This is something I have looked at. If I paid off 60k now coupled with increasing monthly repayments by 500 I would only pay ~1600 in interest. I could live with this as it would also leave me with more of a buffer to future downturns as gnf_ireland has suggested. But also, as you alluded to, I am planning some house upgrades in the near future and do not want to have to dip down near my "rainy day fund".



gnf_ireland said:


> Correct - and obviously pointing out it is also 26k after tax as well - so you probably have to earn 50k to pay it !
> 
> 
> If you can get by on 22k a year, having 111k on deposit while paying 3.7% on the mortgage is definitely not good financial sense.
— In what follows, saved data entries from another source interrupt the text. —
__device__ __forceinline__ void conv_list_done(const ConvArgs& a, int tau, int kept, int lane, int dyn) {
  if (kept == 0) {
    for (int o = 0; o < a.n_obj; ++o) {
      double* row = a.T + ((size_t)o * a.LT + tau) * a.ldr;
      for (int i = lane; i < a.ldr; i += 64) row[i] = 0.0;
    }
  }
  if (lane == 0) {
    a.pkept[tau] = kept;
    if (dyn && kept > 0) {
      const int e = 31 - __clz(kept);
      const int cls = 2 * e + (e > 0 ? (kept >> (e - 1)) & 1 : 0);
      const int sh = tau & (kConvShards - 1);
      const int slot = atomicAdd(a.ccount + cls * kConvCountStride + sh, 1);
      a.clist[(size_t)(cls * kConvShards + sh) * (a.LT / kConvShards) + slot] = tau;
    }
  }
}

__global__ __launch_bounds__(64 * kListWaves) void conv_list_kernel(const ConvArgs a, int tau_blocks, int dyn) {
  if (__builtin_amdgcn_readfirstlane(*a.flag) != 0) return;
  const int tid = threadIdx.x;
  if ((int)blockIdx.x >= tau_blocks) {
    const long long total = (long long)a.NP * a.ldr;
    const long long stride = (long long)(gridDim.x - tau_blocks) * (64 * kListWaves);
    for (int o = 0; o < a.n_obj; ++o) {
      const double nhl = a.nhl[o], pv = a.pv[o];
      double* tm = a.Tm + (size_t)o * a.NP * a.ldr;
      for (long long t = (long long)(blockIdx.x - tau_blocks) * (64 * kListWaves) + tid; t < total; t += stride) {
        const int s = (int)(t / a.ldr), i = (int)(t - (long long)s * a.ldr);
        double v = 0.0;
        if (s < a.n && i < a.nrows) {
          const int n = a.order[s];
          const double d = (double)(a.row_lo + i - a.rc[2 * n]);
          v = pv * a.alpha[(size_t)o * a.n_pad + n] * exp(nhl * (d * d));
        }
        tm[t] = v;
      }
    }
    return;
  }
  extern __shared__ __attribute__((aligned(16))) int si[];
  const ListLds L(a.n, a.C);
  int* cstart = si;
  int* order = si + L.order;
  int* rc = si + L.rc;
  for (int t = tid; t <= a.C; t += 64 * kListWaves) cstart[t] = a.cstart[t];
  for (int t = tid; t < a.n; t += 64 * kListWaves) order[t] = a.order[t];
  for (int t = tid; t < 2 * a.n; t += 64 * kListWaves) rc[t] = a.rc[t];
  __syncthreads();
  const int lane = tid & 63, wave = tid >> 6;
// ... 185 lines not shown
    int incl = sum;
#pragma unroll
    for (int d = 1; d < 64; d <<= 1) {
      const int v = __shfl_up(incl, d, 64);
      if (lane >= d) incl += v;
    }
    if (lane == 63) part[tid >> 6] = incl;
    __syncthreads();
    int run = incl - sum;
    for (int w = 0; w < (tid >> 6); ++w) run += part[w];
#pragma unroll
    for (int u = 0; u < 2; ++u) {
      const int j = 2 * tid + u;
      if (j < kClassLists) cst[j] = run;
      run += c[u];
      if (j == kClassLists - 1) cst[kClassLists] = run;
    }
  }
  __syncthreads();
  const int n_items = (dyn ? cst[kClassLists] : a.LT) * nrb;
  const double* wo = pair_w + (size_t)o * a.n_pairs;
  const int g = blockIdx.x % ngrp;
  int* tk = ticket + (o * kConvTicketGroups + g) * kConvTicketStride;
  for (int k = (blockIdx.x / ngrp) * kConvAccWaves + (tid >> 6);;) {
    const int t = k * ngrp + g;
    if (t >= n_items) break;
    int nx = 0;
    if (dyn && lane == 0) nx = atomicAdd(tk, 1);
    const int oi = t / nrb, rb = t - oi * nrb;
    int tau = oi;
    if (dyn) {
      constexpr int per = kClassLists / 64;
      const unsigned long long b1 = __ballot(cst[per * lane + per] > oi);
      const int l1 = __builtin_ctzll(b1);
      const unsigned long long b2 = __ballot(cst[per * l1 + (lane < per ? lane : per - 1) + 1] > oi);
      const int j = per * l1 + __builtin_ctzll(b2);
      const int cls = kConvClasses - 1 - j / kConvShards;
      const int* list = clist + (size_t)(cls * kConvShards + j % kConvShards) * (a.LT / kConvShards);
      tau = __builtin_amdgcn_readfirstlane(list[oi - cst[j]]);
    }
    const int p0 = __builtin_amdgcn_readfirstlane(pstart[tau]);
    const int cnt = __builtin_amdgcn_readfirstlane(pkept[tau]);
    if (!dyn && cnt == 0) break;
    const int ib = rb * kAccRows;
    double* Trow = T + ((size_t)o * a.LT + tau) * a.ldr;
    if (ib + kAccRows <= a.nrows) conv_acc_item<true>(tabE, wo + p0, pair_sl + p0, cnt, ib, lane, a.nrows, a.ldr, Trow);
    else conv_acc_item<false>(tabE, wo + p0, pair_sl + p0, cnt, ib, lane, a.nrows, a.ldr, Trow);
    if (!dyn) break;
    k = __builtin_amdgcn_readfirstlane(nx);
  }
}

This roughly 5 years expenses sitting on deposit
> ...



I have been maxing out the pension since 2016. Basically I worry a bit too much but mainly its due to a lack of knowledge. The more forums/ articles I read the more overwhelmed I feel and hence the lack of action and so much on deposit. I have reached a point where I need to take some action but am reluctant to commit to repaying the whole lot at once and would prefer the strategy above.
According to a lot sites (for what their worth) my risk profile is bang in the middle . I have looked into purchasing ETFs but when reading about the tax in this country I backed away. I also looked at purchasing funds through Standard Life and Friends First. The market seems to be at a peak now and coupled with the looming Brexit debacle I would be a wee bit reluctant to commit too much until these pan out a bit more + the fees seem a bit high as stated in other threads? And as said by all I would need to be making > 7% a year to be worth it when stacked against repaying the mortgage.

Thanks, James.


----------



## gnf_ireland (22 Oct 2018)

Jamesc007 said:


> I have looked into purchasing ETFs but when reading about the tax in this country I backed away. I also looked at purchasing funds through Standard Life and Friends First.


Exit tax in this country is 41%, and there is no offset for losses made again profits gained. It is an horrendous tax treatment for ETF's in my personal view, as I personally feel low cost ETF's are a much better investment for retail investors than individual shares - especially passive ones which track indices.
I really feel that for people like you (and I), the concept of an ISA is badly missing from this country, whereby a certain amount can be invested each year (after tax) and grow tax free - to encourage people to have a cushion to fall back on in times of economic uncertainty. Even if it was just 250-300 euro a month [3000-3600 a year] it would be something to work with, rather than always look at ~40% tax on any investment made.
For this exact reason, I took the decision 2 years ago to liquidate all my ETF's and effectively paid off my mortgage. I was simply tired of taking all the risk on them and they paying the government 40% for the privilege !



Jamesc007 said:


> And as said by all I would need to be making > 7% a year to be worth it when stacked against repaying the mortgage.


Agreed - and that is a guaranteed 7%



Jamesc007 said:


> The market seems to be at a peak now and coupled with the looming Brexit debacle I would be a wee bit reluctant to commit too much until these pan out a bit more + the fees seem a bit high as stated in other threads?


Final comment is timing of the market is a very difficult thing to do, so be careful on any attempts to do this. 
I have the same considerations at the moment - my pension fund is at the stage where it is now valuable. I am not sure now much growth is left in the market, and considering do I derisk some of it, and then pick a point when I would re-enter. I know most on here will tell me I am crazy for even considering it, but I imagine a reasonable amount of people think the same way !


----------



## Jamesc007 (26 Nov 2018)

Sorry I've been away for a while.
I've decided to pay 70k off the capital leaving me with 21k to repay. The interest will be 1.3k which I can live with even though it is a loss. I am more comfortable with this approach. I will decide next year whether to pay off in full or leave it the remainder of the term based on how my savings accrue. Thanks for your advice I appreciate it!


----------